Looks like Democrats’ gift horse on Medicare, if it is anything at all which is far from a given, is going to be “means testing”:
Rep. Emanuel Cleaver (D-Mo.) on Friday proposed means testing Medicare benefits as a way to reduce the deficit, an indication that Democrats may be warming to the idea as a way to compromise with Republicans on the so-called fiscal cliff.Cleaver, the influential chairman of the Congressional Black Caucus, suggested Friday that more aggressive means testing would be a good alternative to cutting program benefits for seniors.”I think most rational people, including Democrats, agree we have to make some cuts and deal with Medicare,” Cleaver said on MSNBC’s Morning Joe.”Let’s have some means testing because I don’t think that cutting benefits at this time is going to go over well. We can do means testing and reduce the payments [to the wealthy],” Cleaver said.
As of late November, Obama was non-commital on means testing. Dick Durbin and Max Baucus have come out in favor of means testing.
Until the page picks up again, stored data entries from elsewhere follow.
template <int K>
__device__ __forceinline__ void mrfft_rf_body(const SpectralParams& p, int r, int64_t cf, int t, char* smem) {
  using FFT = RegFFT<K>;
  constexpr int NTH = FFT::NTH, M = 2 * K;
  float2* buf = reinterpret_cast<float2*>(smem);
  const int64_t f = cf / p.C, c = cf % p.C;
  const ResParam& rp = p.res[r];
  const float2* x2 = reinterpret_cast<const float2*>(p.x + f * p.frame_stride + c * p.chan_stride + rp.offset);
  const float2* __restrict__ twK = p.tw[ilog2(K)];
  const float2* __restrict__ twM = p.tw[ilog2(M)];
  float2 v[16];
  const float2 w1 = twK[t], w2b = twK[16 * (t % FFT::L)];
  const float2 wm = twM[t];
  float2* t2 = t2_table<K>(smem);
  FFT::fill_t2(t2, twK, t);
  asm volatile("" ::: "memory");
  const float2* w2 = reinterpret_cast<const float2*>(rp.win);
  static_for<0, 16>([&](auto q) {
    const float2 a = x2[t + NTH * q], w = w2[t + NTH * q];
    v[q] = make_float2(a.x * w.x, a.y * w.y);
  });
  const int e0 = rp.ent_begin + t;
  CombEnt ent{};
  if (p.comb_out && e0 < rp.ent_end) ent = p.ent[e0];
  bool low = false;
  if constexpr (K == 8192) low = !rp.mag_out && rp.low_band;
  if (low) {
    if constexpr (K == 8192) FFT::template run_low<false, true>(v, buf, t, w1, w2b, t2);
  } else {
    FFT::template run<false, true>(v, buf, t, w1, w2b, t2);
    __syncthreads();
    FFT::store_spectrum(v, buf, t);
    __syncthreads();
  }
  if (!rp.mag_out) {
    if (!p.comb_out) return;
    auto mag_at = [&](int j) -> float {
      const float2 a = buf[FFT::a3(j == K ? 0 : j)];
      if (j == 0) return fabsf(a.x + a.y);
      if (j == K) return fabsf(a.x - a.y);
      if (j == K / 2) return cabs(a);
      const float2 b = buf[FFT::a3(K - j)];
      float2 xk, xkk;
      untangle(a, b, twM[j], xk, xkk);
      return cabs(xk);
    };
    float* o = p.comb_out + cf * p.T;
    auto apply = [&](const CombEnt& en) {
      const int tt = en.tm & 0xFFFFFF, op = en.tm >> 24;
      if (op == 2) {
        o[tt] = 0.f;
        return;
      }
      const float val = fmaf(en.c1, mag_at(en.j + 1), en.c0 * mag_at(en.j));
      if (op == 0)
        o[tt] = val;
      else
        o[tt] += val;
    };
    if (e0 < rp.ent_end) apply(ent);
    for (int e = e0 + NTH; e < rp.ent_end; e += NTH) apply(p.ent[e]);
    return;
  }
  float mg[16];
  float mnyq = 0.f;
  {
    const float2* bo = buf + FFT::s3(t);
    const float2* bm = buf + FFT::s3m(t);
    static_for<0, 16>([&](auto q) {
      const float2 a = bo[FFT::o3(q)];
      float2 b = bm[FFT::o3(15 - q)];
      if constexpr (K == 8192 && q == 8) {
        if (t == 0) b = a;
      }
      float2 xk, xkk;
      untangle(a, b, twc<q, 32>(wm), xk, xkk);
      mg[q] = cabs(xk);
      if constexpr (q == 0) {
        if (t == 0) {
          mg[0] = fabsf(a.x + a.y);
          mnyq = fabsf(a.x - a.y);
        }
      }
    });
  }
  if (rp.mag_out) {
    float* o = rp.mag_out + cf * (K + 1);
    const float* __restrict__ wgt = rp.wgt;
    static_for<0, 16>([&](auto q) { o[t + NTH * q] = mg[q] * wgt[t + NTH * q]; });
    if (t == 0) o[K] = mnyq * wgt[K];
  }
  if (!p.comb_out) return;
  float* mag = reinterpret_cast<float*>(smem);
  __syncthreads();
  static_for<0, 16>([&](auto q) { mag[t + NTH * q] = mg[q]; });
  if (t == 0) mag[K] = mnyq;
  __syncthreads();
  float* o = p.comb_out + cf * p.T;
  auto apply = [&](const CombEnt& en) {
    const int tt = en.tm & 0xFFFFFF, op = en.tm >> 24;
    const float val = fmaf(en.c1, mag[en.j + 1], en.c0 * mag[en.j]);
    if (op == 0)
      o[tt] = val;
    else if (op == 1)
      o[tt] += val;
    else
      o[tt] = 0.f;
  };
  if (e0 < rp.ent_end) apply(ent);
  for (int e = e0 + NTH; e < rp.ent_end; e += NTH) apply(p.ent[e]);
}

template <int K>
__global__ __launch_bounds__(K / 16, 4) void mrfft_rf_kernel(SpectralParams p, int r) {
  extern __shared__ __attribute__((aligned(16))) char smem[];
  OMEGA_WG_BEGIN();
  mrfft_rf_body<K>(p, r, blockIdx.x, threadIdx.x, smem);
  OMEGA_WG_END(2);
}

OMEGA_STAMPS_GETTER(omega_debug_rf_stamps)
OMEGA_WGTRACE_GETTER(omega_debug_wgtrace)
OMEGA_MARKS_GETTER(omega_debug_marks_batch)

By no means is means testing a purely Democratic concept. John Boehner is for it and it was part of his counter-offer to Obama on the fiscal cliff. Means testing is part of various premium support proposals proposed by Republicans.
But it’s just the type of hidden implicit tax which reduces the incentive for people to work more, a concept we have discussed many times as the implicit marginal rate.
That implicit marginal rate makes it economically irrational for people making $30,000 per year to increase their earned income to $50,000, because for every dollar they earn they lose more than one dollar in government benefits through direct payments and tax breaks.
If the test is set for the truly rich (way,way above Obama’s $250,000 threshold) then too few people will be affected to make much difference on total Medicare costs. If you drop the threshold to Obama’s definition of rich, you are hitting professionals and small businesses, who already appear headed for higher marginal rates and/or caps on deductions which will push their implicit marginal rates through the roof.
Even then, to make a big difference in total cost, you have to move beyond the hated top 2%.
If means testing turns into an asset test, it punishes savers over spenders. This is a concept any parent applying for college financial aid understands. Parents who have no savings because they spent everything and lived the high life get help, while parents of similar income history who saved pay full freight and see their savings dwindled without the “benefit” of those years of big living.
Means testing sounds good in theory, but it’s a gift horse which deserves a check-up.
It’s bipartisan, and it doesn’t address the heart of the problem. Sounds like a Washington, D.C., plan.